**YOUR ASSIGNMENT:** From the entries underneath, give the number of lines holding the word "blockIdx", without any other words.

**MATERIAL FOR THIS TASK:**
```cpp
int fy_ratings_create(fy_context* c, int64_t nnz, const int32_t* user, const int32_t* item, const float* score, int location,
                      fy_ratings** out) {
    if (!out) { set_error("out is NULL"); return FY_ERR_INVALID_ARGUMENT; }
    *out = nullptr;
    if (!c) { set_error("context is NULL"); return FY_ERR_INVALID_ARGUMENT; }
    if (nnz < 0 || (nnz > 0 && (!user || !item || !score))) { set_error("ratings arrays are NULL or nnz < 0"); return FY_ERR_INVALID_ARGUMENT; }
    if (location != FY_HOST && location != FY_DEVICE) { set_error("location must be FY_HOST or FY_DEVICE"); return FY_ERR_INVALID_ARGUMENT; }
    FY_TRY
    FY_HIP(hipSetDevice(c->c.device));
    std::unique_ptr<fy_ratings> r(new fy_ratings);
    r->ctx = &c->c;
    r->nnz = nnz;
    r->user.alloc(&c->c, (size_t)nnz);
    r->item.alloc(&c->c, (size_t)nnz);
    r->score.alloc(&c->c, (size_t)nnz);
    if (nnz) {
        const hipMemcpyKind k = location == FY_HOST ? hipMemcpyHostToDevice : hipMemcpyDeviceToDevice;
        FY_HIP(hipMemcpyAsync(r->user.get(), user, (size_t)nnz * 4, k, c->c.stream));
        FY_HIP(hipMemcpyAsync(r->item.get(), item, (size_t)nnz * 4, k, c->c.stream));
        FY_HIP(hipMemcpyAsync(r->score.get(), score, (size_t)nnz * 4, k, c->c.stream));
        FY_HIP(hipStreamSynchronize(c->c.stream));
        fy::ratings_id_bounds(&c->c, r.get());
    }
    *out = r.release();
    FY_CATCH
}
// ... 349 lines not shown
```

### filmyou-core_amd/csrc/fy_rm2.hip

```cpp
#include <algorithm>
#include <cmath>
#include <cstdlib>
#include <type_traits>

#include "fy_cooc.hpp"
#include "fy_prep.hpp"
#include <chrono>
#include "fy_rm2.hpp"
#include "fy_rm2_plan.hpp"
#include "fy_rm2_request.hpp"

namespace fy {

static inline int grid_for(int64_t n, int block = 256, int cap = 256 * 16) {
    int64_t g = ceil_div(n, block);
    return (int)std::max<int64_t>(1, std::min<int64_t>(g, cap));
}

constexpr int PAIR_HEAVY = 2048;
struct PairPass {
    const int32_t* __restrict__ rank_pair;
    const int32_t* __restrict__ pair_start;
    const int32_t* __restrict__ pair_di;
    const int32_t* __restrict__ csc_slot;
// ... 964 lines not shown
        }
        best = max(max(best, max(v[0], v[1])), max(v[2], v[3]));
    }
    if (Bmax_) {
        uint8_t* bp = reinterpret_cast<uint8_t*>(Bmax_) + ((int64_t)row * ldb + B) * 3;
        bp[0] = (uint8_t)best;
        bp[1] = (uint8_t)(best >> 8);
        bp[2] = (uint8_t)(best >> 16);
    }
}

__global__ __launch_bounds__(256) void k_mirror_diag(float* __restrict__ M_, int64_t ldm, int32_t Ic, float* __restrict__ Bmax_, int64_t ldb) {
    mirror_diag_body(M_, ldm, Ic, Bmax_, ldb);
}
struct PanelDesc {
    float* Gp;
    float* Bmax64;
    uint32_t* Brep;
    int64_t panel_cols, ldb64;
    int32_t Ic, p_eff, nsub, pad;
};
__global__ __launch_bounds__(1024) void k_mirror_tiles_multi(const PanelDesc* __restrict__ D) {
    const PanelDesc d = D[blockIdx.z];
    if ((int)blockIdx.x >= (int)(d.panel_cols / 128) || (int)blockIdx.y >= (int)(d.panel_cols / 256) - 1) return;
    mirror_tiles_body(d.Gp, d.panel_cols, d.p_eff, nullptr, 0);
}
__global__ __launch_bounds__(256) void k_mirror_diag_multi(const PanelDesc* __restrict__ D) {
    const PanelDesc d = D[blockIdx.y];
    if ((int)blockIdx.x >= (int)(d.panel_cols / 256)) return;
    mirror_diag_body(d.Gp, d.panel_cols, d.p_eff, nullptr, 0);
}
__global__ __launch_bounds__(256) void k_panel_colmax(const PanelDesc* __restrict__ D) {
    const PanelDesc dsc = D[blockIdx.z];
    const float* __restrict__ Gp_ = dsc.Gp;
    float* __restrict__ Bmax64_ = dsc.Bmax64;
    uint32_t* __restrict__ Brep = dsc.Brep;
    const int64_t panel_cols = dsc.panel_cols, ldb64 = dsc.ldb64;
    const int32_t Ic = dsc.Ic, p_eff = dsc.p_eff, nsub = dsc.nsub;
    if ((int)blockIdx.x * 256 >= p_eff || (int)blockIdx.y * 16 >= nsub) return;
    __shared__ uint32_t sh_m[16][257], sh_r[16][257];
    const int lane = threadIdx.x & 63, wave = threadIdx.x >> 6;
    const int col0 = blockIdx.x * 256, sbg = blockIdx.y * 16;
    const int c = col0 + 4 * lane;
    const unsigned char* __restrict__ base = reinterpret_cast<const unsigned char*>(Gp_) + (int64_t)c * 3;
    const int64_t pitch = panel_cols * 3;
    for (int s = 0; s < 4; s++) {
        const int sb = sbg + 4 * wave + s;
        uint32_t t1[4] = {0, 0, 0, 0}, t2[4] = {0, 0, 0, 0};
        if (sb < nsub) {
            const int j0 = 64 * sb, nr = min(64, Ic - j0);
            for (int r = 0; r < nr; r += 8) {
                uint32_t d[8][3];
#pragma unroll
                for (int x = 0; x < 8; x++) {
                    const uint32_t* __restrict__ p = reinterpret_cast<const uint32_t*>(base + (int64_t)(j0 + min(r + x, nr - 1)) * pitch);
                    d[x][0] = p[0]; d[x][1] = p[1]; d[x][2] = p[2];
                }
#pragma unroll
                for (int x = 0; x < 8; x++) {
                    if (r + x < nr) {
                        uint32_t v[4];
                        fy_unpack24_raw(d[x][0], d[x][1], d[x][2], v);
#pragma unroll
                        for (int q = 0; q < 4; q++) {
                            const uint32_t key = (v[q] << 6) | (uint32_t)(r + x);
                            t2[q] = max(min(t1[q], key), t2[q]);
                            t1[q] = max(t1[q], key);
                        }
                    }
                }
            }
        }
#pragma unroll
        for (int q = 0; q < 4; q++) {
            sh_m[4 * wave + s][4 * lane + q] = t1[q] >> 6;
            sh_r[4 * wave + s][4 * lane + q] = (t1[q] >> 6) ? (((t2[q] >> 6) << 8) | (t1[q] & 63u)) : 0u;
        }
    }
    __syncthreads();
    const int i = col0 + threadIdx.x;
    if (i < p_eff) {
        uint32_t m[16];
#pragma unroll
        for (int k = 0; k < 16; k++) m[k] = sh_m[k][threadIdx.x];
        uint32_t* __restrict__ bp = reinterpret_cast<uint32_t*>(reinterpret_cast<unsigned char*>(Bmax64_) + ((int64_t)i * ldb64 + sbg) * 3);
#pragma unroll
        for (int g = 0; g < 4; g++) {
            const uint32_t* v = m + 4 * g;
            bp[3 * g + 0] = v[0] | (v[1] << 24);
            bp[3 * g + 1] = (v[1] >> 8) | (v[2] << 16);
            bp[3 * g + 2] = (v[2] >> 16) | (v[3] << 8);
        }
        uint32_t* __restrict__ rp = Brep + (int64_t)i * ldb64 + sbg;
#pragma unroll
        for (int k = 0; k < 16; k++) rp[k] = sh_r[k][threadIdx.x];
    }
}

static void launch_mirror(Context* ctx, float* M, int64_t ldm, int32_t Ic, float* Bmax, int64_t ldb, hipStream_t st, const int32_t* need = nullptr,
                          int32_t write_below = 0x7FFFFFFF, bool diag = true) {
    const int nblk = (int)(ldm / 256), ntile = (int)(ldm / 128);
    if (nblk > 1) {
        FY_HIP(hipFuncSetAttribute(reinterpret_cast<const void*>(k_mirror_tiles), hipFuncAttributeMaxDynamicSharedMemorySize, 128 * MIRROR_PITCH));
        const bool split = !need && Bmax && write_below < nblk - 1;
        const int ny = split ? write_below : nblk - 1;
        if (ny > 0) {
            k_mirror_tiles<<<dim3(ntile, ny), 1024, 128 * MIRROR_PITCH, st>>>(M, ldm, Ic, Bmax, ldb, need, write_below);
            FY_KERNEL_CHECK();
        }
        if (split) {
            k_colmax_upper<<<dim3(nblk, nblk - 1 - write_below), 1024, 0, st>>>(M, ldm, Ic, Bmax, ldb, write_below);
            FY_KERNEL_CHECK();
        }
    }
    if (diag) {
        k_mirror_diag<<<nblk, 256, 0, st>>>(M, ldm, Ic, Bmax, ldb);
        FY_KERNEL_CHECK();
    }
}

static void cooc_rm2_allow_lds() {
    const int bytes = 160 * 1024 - 256;
    FY_HIP(hipFuncSetAttribute(reinterpret_cast<const void*>(k_cooc_rm2<false, double>), hipFuncAttributeMaxDynamicSharedMemorySize, bytes));
    FY_HIP(hipFuncSetAttribute(reinterpret_cast<const void*>(k_cooc_rm2<true, double>), hipFuncAttributeMaxDynamicSharedMemorySize, bytes));
    FY_HIP(hipFuncSetAttribute(reinterpret_cast<const void*>(k_cooc_rm2<false, float>), hipFuncAttributeMaxDynamicSharedMemorySize, bytes));
    FY_HIP(hipFuncSetAttribute(reinterpret_cast<const void*>(k_cooc_rm2<true, float>), hipFuncAttributeMaxDynamicSharedMemorySize, bytes));
    FY_HIP(hipFuncSetAttribute(reinterpret_cast<const void*>(k_cooc_rm2<true, unsigned long long>), hipFuncAttributeMaxDynamicSharedMemorySize, bytes));
    FY_HIP(hipFuncSetAttribute(reinterpret_cast<const void*>(k_cooc_rm2<true, uint32_t>), hipFuncAttributeMaxDynamicSharedMemorySize, bytes));
    FY_HIP(hipFuncSetAttribute(reinterpret_cast<const void*>(k_cooc_rm2<true, unsigned long long, 1>), hipFuncAttributeMaxDynamicSharedMemorySize, bytes));
    FY_HIP(hipFuncSetAttribute(reinterpret_cast<const void*>(k_cooc_rm2_multi<true, unsigned long long, 0>), hipFuncAttributeMaxDynamicSharedMemorySize, bytes));
    FY_HIP(hipFuncSetAttribute(reinterpret_cast<const void*>(k_cooc_rm2_multi<true, unsigned long long, 1>), hipFuncAttributeMaxDynamicSharedMemorySize, bytes));
}
static void stray_allow_lds();

#include "fy_rm2_kernels.hpp"

static_assert(TOPN_MAX == fy::TOPN_LIST_MAX, "fy_rm2.hpp states the top-N kernels' limit for the other translation units");
static void stray_allow_lds() {
    FY_HIP(hipFuncSetAttribute(reinterpret_cast<const void*>(k_score_stray), hipFuncAttributeMaxDynamicSharedMemorySize, (STRAY_UCAP + 1) * (int)sizeof(int32_t)));
}

void launch_topn_rows(Context* ctx, hipStream_t st, const float* S, int64_t ldS, int32_t n_cols, int32_t n_rows,
                      const int32_t* n_out, const int32_t* out_off, const int32_t* rank_item_raw, const int32_t* slot2du,
                      const int32_t* uid, int32_t slot0, int32_t aux_value, int32_t* out_user, int32_t* out_item,
                      float* out_score, int32_t* out_aux, int32_t* overflow, int32_t* any_overflow, int32_t top_n_hint) {
    if (n_rows <= 0) return;
    if (!st) st = ctx->stream;
    TopNArgs TA{S, ldS, n_cols, n_out, out_off, rank_item_raw, slot2du, uid, slot0, slot0, aux_value, out_user, out_item, out_score, out_aux,
                0, 0, nullptr, nullptr, 0, nullptr, nullptr, nullptr};
    FY_HIP(hipMemsetAsync(any_overflow, 0, sizeof(int32_t), st));
    if (top_n_hint > TOPN_LONG) k_topn_long<<<n_rows, 256, (size_t)fy_topn_long_cap(top_n_hint) * 8, st>>>(TA, overflow, any_overflow, 0, fy_topn_long_cap(top_n_hint));
    else k_topn_fast<<<n_rows, 256, 0, st>>>(TA, overflow, any_overflow, 0);
    FY_KERNEL_CHECK();
    k_topn_select<<<n_rows, 256, 0, st>>>(TA, overflow, any_overflow);
    FY_KERNEL_CHECK();
}

}

using namespace fy;

struct TableCache {
    bool valid = false;
    int64_t total_segments = 0;
    std::vector<int32_t> sig;
    bool have_x = false;
    DevBuf<float> csc_x, csc_x_over_s;
    DevBuf<uint32_t> csr_pk, y_pk;
    DevBuf<int32_t> csc_rank, samples;
    std::vector<SegTable> segs, segs_tail;
    DevBuf<int32_t> g_co, g_co_tail, g_cnt, g_ptr, g_start;
    DevBuf<int2> g_seg;
    DevBuf<float> g_w;
};
struct RM2Static {
    int32_t K = 0, rank = 0, world = 1;
    int32_t max_item = -1;
    bool has_count = false;
    std::vector<int32_t> map_user, map_cluster, cluster_count;
    Prepared P;
    int32_t slot_lo = 0, slot_hi = 0;
    DevBuf<double> partial;
    bool sharded = false;
    int64_t n_raw_users = 0, n_raw_items = 0;
    std::vector<int32_t> owner;
    DevBuf<double> partial_raw;
    int deferred_code = 0;
    std::string deferred_msg;
    int64_t exchange_len() const { return sharded ? n_raw_items + 1 + n_raw_users + 1 : (int64_t)P.nI + 1; }
    DevBuf<double> b_rank, usum_slot;
    DevBuf<long long> walk_rank;
    DevBuf<int32_t> cnt_rank, deg_slot;
    DevBuf<float> fx_rank;
    std::vector<float> fx_bounds;
    double ms_build = 0;
    TableCache tables;
    std::shared_ptr<void> request_state;
    bool matches(const fy_rm2_params* prm, int64_t n_map, const int32_t* mu, const int32_t* mc, const int32_t* cc) const {
        if (K != prm->number_of_clusters || rank != prm->rank || world != prm->world || (int64_t)map_user.size() != n_map || has_count != (cc != nullptr)) return false;
        if (n_map && (memcmp(map_user.data(), mu, (size_t)n_map * 4) || memcmp(map_cluster.data(), mc, (size_t)n_map * 4))) return false;
        if (cc && memcmp(cluster_count.data(), cc, (size_t)K * 4)) return false;
        return true;
    }
};

struct fy_rm2_job {
    Context* ctx = nullptr;
    fy_rm2_params prm{};
    std::shared_ptr<RM2Static> S;
    Prepared& P;
    int32_t &slot_lo, &slot_hi;
    DevBuf<double>& partial;
    DevBuf<double> stats;
    DevBuf<double> stats_raw;
    bool have_global = false;
    double ms_prepare = 0;
    bool from_cache = false;
    fy_collectives coll{};
    bool have_coll = false;
    DevBuf<double> gathered;
    DevBuf<double>&b_rank, &usum_slot;
    DevBuf<long long>& walk_rank;
    DevBuf<int32_t>&cnt_rank, &deg_slot;
    DevBuf<float>& fx_rank;
    std::vector<float>& fx_bounds;
    bool count_balanced = false;
    explicit fy_rm2_job(std::shared_ptr<RM2Static> s)
        : S(std::move(s)), P(S->P), slot_lo(S->slot_lo), slot_hi(S->slot_hi), partial(S->partial), b_rank(S->b_rank), usum_slot(S->usum_slot),
          walk_rank(S->walk_rank), cnt_rank(S->cnt_rank), deg_slot(S->deg_slot), fx_rank(S->fx_rank), fx_bounds(S->fx_bounds) {}
};

static void owner_range(const fy_rm2_job* J, int k, int32_t& lo, int32_t& hi) {
    if (J->S->sharded) { lo = 0; hi = k == J->prm.rank ? J->P.nU : 0; return; }
    if (!J->count_balanced) { rank_slot_range(J->P, k, J->prm.world, lo, hi); return; }
    const int64_t n = J->P.nU, W = J->prm.world;
    lo = (int32_t)(n * k / W);
    hi = (int32_t)(n * (k + 1) / W);
}

using ScoreTune = fy::Tuning;


static int cooc_item_grab(int64_t visits, int64_t n_items) { return n_items > 0 && visits / n_items < 12000 ? 8 : 1; }
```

**RESULT:** 7